Records contained in a dataset
template <int NCH>
__device__ __forceinline__ void resample_mfma32(const uint32_t *s_tab, const AxisTab &tx, const AxisTab &ty, const uint32_t *s_pl,
                                                uint32_t lane, uint32_t nw, uint32_t nh, uint32_t *out)
{
	const uint32_t o = lane & 15u, g = lane >> 4;
	const uint32_t *mx = s_tab + tx.mf_off, *my = s_tab + ty.mf_off;
	const long kx_lo = *reinterpret_cast<const long *>(mx + 2u * lane), kx_hi = *reinterpret_cast<const long *>(mx + 128u + 2u * lane);
	const long ky_lo = *reinterpret_cast<const long *>(my + 2u * lane), ky_hi = *reinterpret_cast<const long *>(my + 128u + 2u * lane);
	const int32_t bx = (int32_t)mx[256u + o];
	const v4i32 cx = {bx, bx, bx, bx};
	const v4i32 cy = *reinterpret_cast<const v4i32 *>(my + 256u + 4u * g);
	const v4i32 zero = {0, 0, 0, 0};
	const uint32_t px_ = tx.precision, py = ty.precision;
	const int32_t top_x = (int32_t)((256u << px_) - 1u), top_y = (int32_t)((256u << py) - 1u);
	uint32_t pix[4] = {0xff000000u, 0xff000000u, 0xff000000u, 0xff000000u};
	const uint32_t *rowp = s_pl + o * kRS32 + 2u * g;
#pragma unroll
	for (uint32_t c = 0; c < (uint32_t)NCH; ++c) {
		uint32_t t[2];
#pragma unroll
		for (uint32_t mb = 0; mb < 2; ++mb) {
			const uint32_t *row = rowp + c * kPD32 + mb * (16u * kRS32);
			const uint2 d0 = lds_load2(row);
			const uint2 d1 = lds_load2(row + 8u);
			const uint32_t a0 = __builtin_amdgcn_perm(d0.y, d0.x, 0x06040200u) ^ 0x80808080u;
			const uint32_t a1 = __builtin_amdgcn_perm(d1.y, d1.x, 0x06040200u) ^ 0x80808080u;
			const long av = (long)(((unsigned long long)a1 << 32) | (unsigned long long)a0);
			const v4i32 lo = __builtin_amdgcn_mfma_i32_16x16x32_i8(av, kx_lo, cx, 0, 0, 0);
			const v4i32 hi = __builtin_amdgcn_mfma_i32_16x16x32_i8(av, kx_hi, zero, 0, 0, 0);
			uint32_t packed = 0;
			put_byte_shr<0>(packed, clamp_fixed(hi[0], lo[0], top_x), px_);
			put_byte_shr<1>(packed, clamp_fixed(hi[1], lo[1], top_x), px_);
			put_byte_shr<2>(packed, clamp_fixed(hi[2], lo[2], top_x), px_);
			put_byte_shr<3>(packed, clamp_fixed(hi[3], lo[3], top_x), px_);
			t[mb] = packed ^ 0x80808080u;
		}
		const long tv = (long)(((unsigned long long)t[1] << 32) | (unsigned long long)t[0]);
		const v4i32 lo = __builtin_amdgcn_mfma_i32_16x16x32_i8(ky_lo, tv, cy, 0, 0, 0);
		const v4i32 hi = __builtin_amdgcn_mfma_i32_16x16x32_i8(ky_hi, tv, zero, 0, 0, 0);
#pragma unroll
		for (int r = 0; r < 4; ++r) {
			const uint32_t v = clamp_fixed(hi[r], lo[r], top_y);
			if (c == 0) put_byte_shr<0>(pix[r], v, py);
			else if (c == 1) put_byte_shr<1>(pix[r], v, py);
			else if (c == 2) put_byte_shr<2>(pix[r], v, py);
			else put_byte_shr<3>(pix[r], v, py);
		}
	}
	if constexpr (NCH == 4) {
#pragma unroll
		for (int r = 0; r < 4; ++r) pix[r] = unpremultiply(pix[r]);
	} else if (!(mx[288] & my[288])) {
		const int32_t ah = (int32_t)clip8((1 << (px_ - 1)) + 255 * (int32_t)mx[272u + o], (int)px_);
#pragma unroll
		for (int r = 0; r < 4; ++r) {
			const uint32_t al = clip8((1 << (py - 1)) + ah * (int32_t)my[272u + 4u * g + (uint32_t)r], (int)py);
			pix[r] = (pix[r] & 0x00ffffffu) | (al << 24);
			if (al != 255u) pix[r] = unpremultiply(pix[r]);
		}
	}
	if (o < nw) {
#pragma unroll
		for (uint32_t r = 0; r < 4; ++r) {
			const uint32_t oy = 4u * g + r;
			if (oy < nh) out[oy * nw + o] = pix[r];
		}
	}
}

__device__ __forceinline__ void resample_mfma32_narrow(const uint32_t *s_tab, const AxisTab &tx, const AxisTab &ty, const uint32_t *s_pl,
                                                       uint32_t lane, uint32_t nw, uint32_t nh, uint32_t *out)
{
	const uint32_t o = lane & 15u, g = lane >> 4;
	const uint32_t lgw = nw >> 1;
	const uint32_t ch = o >> lgw, ox = o & (nw - 1u);
	const uint32_t *mx = s_tab + tx.mf_off, *my = s_tab + ty.mf_off;
	const uint32_t own = 2u * (16u * g + ox), none = 2u * (16u * g + 15u);
	const long ky_lo = *reinterpret_cast<const long *>(my + 2u * lane), ky_hi = *reinterpret_cast<const long *>(my + 128u + 2u * lane);
	const uint32_t px_ = tx.precision, py = ty.precision;
	const int32_t top_x = (int32_t)((256u << px_) - 1u), top_y = (int32_t)((256u << py) - 1u);
	const int32_t bx = ch == 3u ? top_x : (int32_t)mx[256u + ox];
	const v4i32 cy = *reinterpret_cast<const v4i32 *>(my + 256u + 4u * g);
	const v4i32 zero = {0, 0, 0, 0};
	v4i32 lo[2] = {{bx, bx, bx, bx}, {bx, bx, bx, bx}}, hi[2] = {zero, zero};
	const uint32_t *rowp = s_pl + o * kRS32 + 2u * g;
#pragma unroll
	for (uint32_t c = 0; c < 3; ++c) {
		const uint32_t sel = ch == c ? own : none;
		const long k_lo = *reinterpret_cast<const long *>(mx + sel), k_hi = *reinterpret_cast<const long *>(mx + 128u + sel);
#pragma unroll
		for (uint32_t mb = 0; mb < 2; ++mb) {
			const uint32_t *row = rowp + c * kPD32 + mb * (16u * kRS32);
			const uint2 d0 = lds_load2(row);
			const uint2 d1 = lds_load2(row + 8u);
			const uint32_t a0 = __builtin_amdgcn_perm(d0.y, d0.x, 0x06040200u) ^ 0x80808080u;
			const uint32_t a1 = __builtin_amdgcn_perm(d1.y, d1.x, 0x06040200u) ^ 0x80808080u;
			const long av = (long)(((unsigned long long)a1 << 32) | (unsigned long long)a0);
			lo[mb] = __builtin_amdgcn_mfma_i32_16x16x32_i8(av, k_lo, lo[mb], 0, 0, 0);
			hi[mb] = __builtin_amdgcn_mfma_i32_16x16x32_i8(av, k_hi, hi[mb], 0, 0, 0);
		}
	}
	uint32_t t[2];
#pragma unroll
	for (uint32_t mb = 0; mb < 2; ++mb) {
		uint32_t packed = 0;
		put_byte_shr<0>(packed, clamp_fixed(hi[mb][0], lo[mb][0], top_x), px_);
		put_byte_shr<1>(packed, clamp_fixed(hi[mb][1], lo[mb][1], top_x), px_);
		put_byte_shr<2>(packed, clamp_fixed(hi[mb][2], lo[mb][2], top_x), px_);
		put_byte_shr<3>(packed, clamp_fixed(hi[mb][3], lo[mb][3], top_x), px_);
		t[mb] = packed ^ 0x80808080u;
	}
	const long tv = (long)(((unsigned long long)t[1] << 32) | (unsigned long long)t[0]);
	const v4i32 vlo = __builtin_amdgcn_mfma_i32_16x16x32_i8(ky_lo, tv, cy, 0, 0, 0);
	const v4i32 vhi = __builtin_amdgcn_mfma_i32_16x16x32_i8(ky_hi, tv, zero, 0, 0, 0);
	if (o < 4u * nw && 4u * g < nh) {
		uint8_t *dst = reinterpret_cast<uint8_t *>(out) + (4u * g * nw + ox) * 4u + ch;
		dst[0] = (uint8_t)(clamp_fixed(vhi[0], vlo[0], top_y) >> py);
		if (nh > 1u) dst[nw * 4u] = (uint8_t)(clamp_fixed(vhi[1], vlo[1], top_y) >> py);
		if (nh > 2u) {
			dst[2u * nw * 4u] = (uint8_t)(clamp_fixed(vhi[2], vlo[2], top_y) >> py);
			dst[3u * nw * 4u] = (uint8_t)(clamp_fixed(vhi[3], vlo[3], top_y) >> py);
		}
	}
}

__device__ __forceinline__ uint32_t clamp_fixed_v(int32_t hi, int32_t lo, int32_t top)
{
	const int32_t v = (int32_t)(((uint32_t)hi << 8) + (uint32_t)lo);
	int32_t r;
	asm("v_med3_i32 %0, %1, 0, %2" : "=v"(r) : "v"(v), "v"(top));
	return (uint32_t)r;
}
// ... 46 lines not shown
			const v4i32 cx = {bx[mb], bx[mb], bx[mb], bx[mb]};
			const v4i32 lo = __builtin_amdgcn_mfma_i32_16x16x32_i8(av, kx_lo[mb], cx, 0, 0, 0);
			const v4i32 hi = __builtin_amdgcn_mfma_i32_16x16x32_i8(av, kx_hi[mb], zero, 0, 0, 0);
			uint32_t packed = 0;
			put_byte_shr<0>(packed, clamp_fixed_v(hi[0], lo[0], top_x[mb]), px_[mb]);
			put_byte_shr<1>(packed, clamp_fixed_v(hi[1], lo[1], top_x[mb]), px_[mb]);
			put_byte_shr<2>(packed, clamp_fixed_v(hi[2], lo[2], top_x[mb]), px_[mb]);
			put_byte_shr<3>(packed, clamp_fixed_v(hi[3], lo[3], top_x[mb]), px_[mb]);
			t[mb] = packed ^ 0x80808080u;
		}
		const uint32_t l0 = second ? 0u : t[0], l1 = second ? 0u : t[1], r0 = second ? t[0] : 0u, r1 = second ? t[1] : 0u;
		const long tl = (long)(((unsigned long long)l1 << 32) | (unsigned long long)l0);
		const long tr = (long)(((unsigned long long)r1 << 32) | (unsigned long long)r0);
		v4i32 lo = __builtin_amdgcn_mfma_i32_16x16x32_i8(ky_lo[0], tl, cy, 0, 0, 0);
		lo = __builtin_amdgcn_mfma_i32_16x16x32_i8(ky_lo[1], tr, lo, 0, 0, 0);
		v4i32 hi = __builtin_amdgcn_mfma_i32_16x16x32_i8(ky_hi[0], tl, zero, 0, 0, 0);
		hi = __builtin_amdgcn_mfma_i32_16x16x32_i8(ky_hi[1], tr, hi, 0, 0, 0);
#pragma unroll
		for (int r = 0; r < 4; ++r) {
			const uint32_t v = clamp_fixed_v(hi[r], lo[r], top_y);
			if (c == 0) put_byte_shr<0>(pix[r], v, py);
			else if (c == 1) put_byte_shr<1>(pix[r], v, py);
			else put_byte_shr<2>(pix[r], v, py);
		}
	}
	if (ok && o < nw) {
#pragma unroll
		for (uint32_t r = 0; r < 4; ++r) {
			const uint32_t oy = 4u * (g & 1u) + r;
			if (oy < nh) store_pixel<C>(dst, oy * nw + o, pix[r]);
		}
	}
}

__device__ __forceinline__ uint4 stream_load4(const uint8_t *p)
{
	typedef uint32_t u32q __attribute__((ext_vector_type(4)));
	const u32q v = __builtin_nontemporal_load(reinterpret_cast<const u32q *>(p));
	return make_uint4(v.x, v.y, v.z, v.w);
}
__device__ __forceinline__ uint2 stream_load2(const uint8_t *p)
{
	typedef uint32_t u32d __attribute__((ext_vector_type(2)));
	const u32d v = __builtin_nontemporal_load(reinterpret_cast<const u32d *>(p));
	return make_uint2(v.x, v.y);
}
__device__ __forceinline__ uint3 stream_load3(const uint8_t *p)
{
	typedef uint32_t u32t __attribute__((ext_vector_type(3)));
	const u32t v = __builtin_nontemporal_load(reinterpret_cast<const u32t *>(p));
	return make_uint3(v.x, v.y, v.z);
}

template <int C = 4, class Args>
__device__ __forceinline__ bool fast32_tile_src(const Args &a, uint32_t tile_g, const uint8_t *&src)
{
	if (tile_g >= a.n_tiles) return false;
	const uint32_t frame = fastdiv(tile_g, a.div_tpf);
	const uint32_t t = tile_g - frame * a.tiles_per_frame;
	const uint32_t ty = fastdiv(t, a.div_cols), tx = t - ty * a.cols;
	src = a.src + (size_t)frame * a.frame_stride + (size_t)(ty * 32u) * a.pitch + (size_t)(tx * 32u) * (uint32_t)C;
	return tx < a.full_cols && ty < a.full_rows;
}
template <int C = 4, class Args>
__device__ __forceinline__ void fast32_prefetch(const Args &a, uint32_t tile_g, uint32_t lane, uint4 (&pre)[4], bool &valid, bool skip_loads = false)
{
	const uint8_t *src;
	valid = fast32_tile_src<C>(a, tile_g, src);
	if (valid && !skip_loads) {
		const uint8_t *p = src + (size_t)(lane >> 3) * a.pitch + (lane & 7u) * (4u * (uint32_t)C);
#pragma unroll
		for (int k = 0; k < 4; ++k) {
			if constexpr (C == 4) {
				pre[k] = stream_load4(p + (size_t)(8 * k) * a.pitch);
			} else {
				const uint3 v = stream_load3(p + (size_t)(8 * k) * a.pitch);
				pre[k] = make_uint4(v.x, v.y, v.z, 0u);
			}
		}
	}
}

template <class Args>
__device__ __forceinline__ bool oklab_value_given(const Args &a, uint32_t tx, uint32_t ty)
{
	const bool in_x = tx < a.full_cols, in_y = ty < a.full_rows;
	if (in_x && ty < a.ok_rows) return true;
	const uint32_t bit = in_x ? 2u : (in_y ? 1u : 4u);
	return (a.ok_edges & bit) != 0u;
}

*Description of the task:* Where a line of the records has the string "frame", return that line.

*Expected answer:*
	const uint32_t frame = fastdiv(tile_g, a.div_tpf);
	const uint32_t t = tile_g - frame * a.tiles_per_frame;
	src = a.src + (size_t)frame * a.frame_stride + (size_t)(ty * 32u) * a.pitch + (size_t)(tx * 32u) * (uint32_t)C;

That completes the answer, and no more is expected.